Clients are also funding trusts using real estate, such as primary residences and second homes, said Amy Heller, a McDermott Will & Emery LLP New York partner.
They must pay rent or create a qualified personal residence trust to keep the right to live in the property. Otherwise the residence may be included in their estate at death, “undoing a lot of the planning you set out to do,” Heller said.
Gay Couples
Affluent gay couples are using the higher gift tax exemption, said Georgiana Slade, a Milbank Tweed Hadley & McCloy LLP partner. The federal Defense of Marriage Act keeps them from taking advantage of the unlimited marital deduction.
DOMA bars federal recognition of same-sex marriages even if a state recognizes them. That means transactions easy for married heterosexuals, like adding a spouse to the title of a home, can have gift-tax implications, she said.
The U.S. Supreme Court agreed last week to decide next year whether the federal marriage act is constitutional.
One of two cases the court will review involves an 83-year- old New York resident, Edie Windsor, who is fighting a $363,000 estate tax bill imposed after the 2009 death of her spouse, Thea Clara Spyer.

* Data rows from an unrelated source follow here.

+          if (m + 1 < 12) bf[(m + 1) & 1] = *reinterpret_cast<const half8*>(xb + (a1_x ^ ((m + 1) << 5)));
+          t = __builtin_amdgcn_mfma_f32_32x32x16_f16(tw[m], bf[m & 1], t, 0, 0, 0);
+        }
+        if (a1_ok) {
+#pragma unroll
+          for (int g = 0; g < 4; ++g) {
+            const float v0 = t[4 * g] + p.tzero, v1 = t[4 * g + 1] + p.tzero, v2 = t[4 * g + 2] + p.tzero, v3 = t[4 * g + 3] + p.tzero;
+            *reinterpret_cast<half4*>(tb + a1_t + 16 * g) = half4{(half_t)v0, (half_t)v1, (half_t)v2, (half_t)v3};
+          }
+        }
+      }
+    };
+    auto phase_a2 = [&](int kk) __attribute__((always_inline)) {
+      unsigned char* xb = smem + LT_X0 + (__builtin_amdgcn_readfirstlane(kk) % LT_XRING) * LT_ROWB;
+      const unsigned char* tb = smem + LT_T0 + (kk & 1) * LT_TROW;
+      auto item = [&](int qadd, int toff) __attribute__((always_inline)) {
+        unsigned char* xp = xb + a2_x + qadd * LT_PXB;
+        const half8 xs = *reinterpret_cast<const half8*>(xp);
+        const half8 v = *reinterpret_cast<const half8*>(tb + toff);
+        half8 o;
+#pragma unroll
+        for (int j = 0; j < 8; ++j) {
+          const float s = (float)xs[j] + (float)v[j];
+          o[j] = (half_t)(s > 0.f ? s : s * p.slope);
+        }
+        *reinterpret_cast<half8*>(xp) = o;
+      };
+      item(0, a2_t);
+      item(16, a2_t + 16 * LT_TPS);
+      if (!LOADER && a2_third) item(18, a2_t3);
+    };
+
+    if constexpr (LOADER) {
+#pragma unroll
+      for (int kk = 0; kk < LT_PF; ++kk)
+        if (kk <= last_in) issue_row(kk);
+    }
+    asm volatile("s_waitcnt vmcnt(0)" ::: "memory");
+    raw_barrier();
+    phase_a1(0);
+    raw_barrier();
+    phase_a1(1);
+    phase_a2(0);
+    raw_barrier();
+
+    const int K = rows + 3;
+    auto step = [&](auto PHc, auto FULLc, int k) __attribute__((always_inline)) {
+      constexpr int PH = decltype(PHc)::value;
+      constexpr bool FULL = decltype(FULLc)::value;
+      constexpr int SD = (PH + 1) % 3;
+      if constexpr (!LOADER) {
+        const int srow = ra + k - 3;
+        if (FULL || (srow >= ra && srow < rb)) {
+          const unsigned char* sb = smem + LT_S0 + ((k - 1) & 1) * LT_SROW;
+          half_t* const yrow = const_cast<half_t*>(yimg) + srow * yrow_stride;
+#pragma unroll
+          for (int j = 0; j < 4; ++j) {
+            half8 yv = *reinterpret_cast<const half8*>(sb + (s_t + 256 * j) * 16);
+            yv = yv + r1v[j];
+            *reinterpret_cast<half8*>(s_ok[j] ? yrow + y_lo[j] : p.dump + (s_t + 256 * j) * 8) = yv;
+          }
+        }
+        const int nrow = srow + 1;
+        const bool rok = FULL || (nrow >= ra && nrow < rb);
+        const half_t* const rrow = rimg + (rok ? nrow : ra) * rrow_stride;
+#pragma unroll
+        for (int j = 0; j < 4; ++j) r1v[j] = *reinterpret_cast<const half8*>(rrow + r_lo[j]);
+        if (FULL || k + 1 <= last_in) phase_a2(k + 1);
+      } else {
+        if (FULL || k + 2 <= last_in) phase_a1(k + 2);
+      }
+      int nvm = 0;
+      if (FULL || k <= last_in) {
+        const unsigned char* xb = smem + LT_X0 + (__builtin_amdgcn_readfirstlane(k) % LT_XRING) * LT_ROWB;
+        half8 fb[2][2];
+        auto load_group = [&](int gi, int buf) __attribute__((always_inline)) {
+          const int jj = gi / 6, g = gi - 6 * jj, kc = g / 3, dx = g - 3 * kc;
+          const unsigned char* b0 = xb + (foff[dx] ^ ((8 * (2 * ip + jj) + 4 * kc) << 4));
+#pragma unroll
+          for (int cb = 0; cb < 2; ++cb) fb[buf][cb] = *reinterpret_cast<const half8*>(b0 + cb * 16 * LT_PXB);
+        };
+        const f32x4 bias4 = *reinterpret_cast<const f32x4*>(smem + boff);
+        load_group(0, 0);
+#pragma unroll
+        for (int gi = 0; gi < 12; ++gi) {
+          const int jj = gi / 6, g = gi - 6 * jj, kc = g / 3, dx = g - 3 * kc;
+          if (gi + 1 < 12) load_group(gi + 1, (gi + 1) & 1);
+#pragma unroll
+          for (int dyo = 0; dyo < 3; ++dyo) {
+            const int dy = 2 - dyo;
+            const int slot = (PH + 3 - dy) % 3;
+#pragma unroll
+            for (int cb = 0; cb < 2; ++cb) {
+              const bool first = dy == 0 && g == 0;
+              acc[slot][cb][jj] = __builtin_amdgcn_mfma_f32_16x16x32_f16(wf[(dy * 3 + dx) * 2 + kc], fb[gi & 1][cb],
+                                                                         first ? bias4 : acc[slot][cb][jj], 0, 0, 0);
+            }
+          }
+        }
+        if (LOADER && k + LT_PF <= last_in) nvm = issue_row(k + LT_PF);
+        {
+          unsigned char* sb = smem + LT_S0 + (k & 1) * LT_SROW;
+#pragma unroll
+          for (int cb = 0; cb < 2; ++cb)
+#pragma unroll
+            for (int jj = 0; jj < 2; ++jj) {
+              const f32x4 v = acc[SD][cb][jj];
+              const half4 h = {(half_t)v[0], (half_t)v[1], (half_t)v[2], (half_t)v[3]};
+              *reinterpret_cast<half4*>(sb + doff[cb] + 128 * jj) = h;
+            }
+        }
+      }
+      if constexpr (LOADER) {
+        if (FULL || k + 1 <= last_in) phase_a2(k + 1);
+        land_wait(nvm);
+      }
+      raw_barrier();
+    };
+    auto steps_of = [&](auto FULLc, int k0, int kend) __attribute__((always_inline)) {
+      step(std::integral_constant<int, 0>{}, FULLc, k0);
+      if (k0 + 1 < kend) step(std::integral_constant<int, 1>{}, FULLc, k0 + 1);
+      if (k0 + 2 < kend) step(std::integral_constant<int, 2>{}, FULLc, k0 + 2);
+    };
+    int k = 0;
+    for (; k < 3; k += 3) steps_of(std::false_type{}, k, min(3, K));
+    for (; k + 2 + 2 <= last_in; k += 3) steps_of(std::true_type{}, k, k + 3);
+    for (; k < K; k += 3) steps_of(std::false_type{}, k, K);
+  }
+  };
+  if (loader) run(std::true_type{});
+  else run(std::false_type{});
+}
+
+bool lt_disjoint(const tdvc_fmap& x, const tdvc_fmap& y) {
+  const uintptr_t xa = (uintptr_t)x.p, ya = (uintptr_t)y.p;
+  const uintptr_t xe = xa + 2 * ((uintptr_t)(x.N - 1) * x.sn + ((uintptr_t)x.H * x.W - 1) * x.sp + x.C);
+  const uintptr_t ye = ya + 2 * ((uintptr_t)(y.N - 1) * y.sn + ((uintptr_t)y.H * y.W - 1) * y.sp + y.C);
+  return !(xa < ye && ya < xe);
+}
+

Windsor and Spyer were married in Canada in 2007, a marriage the U.S. Court of Appeals in Manhattan concluded would be recognized under New York law. Had they been a heterosexual couple, Windsor’s inheritance wouldn’t have been taxed.
Long Weeks
The “fiscal cliff” time pressure has prompted many lawyers who specialize in the area to work seven-day weeks. Fees for creating trusts can range from as low as $10,000 to more than $100,000, depending on the complexity of the trust and the time constraints.
“If anyone calls me next week, my fees will be significantly higher, because people will be working 24/7,” Rothschild of Moses & Singer said last week. “If they still want me, they will have to sign a waiver that I cannot guarantee getting the work done by Dec. 31 but they will still pay me.”
Others say if they explore a gift with a client who ultimately decides not to proceed, the client may not be charged.
“It’s easy to convince someone out of fear to make a gift, but is that the right thing to do?” said Belcher of McGuireWoods. “If I talk someone out of it, after hours spent working on it, do you then send a bill? You don’t.”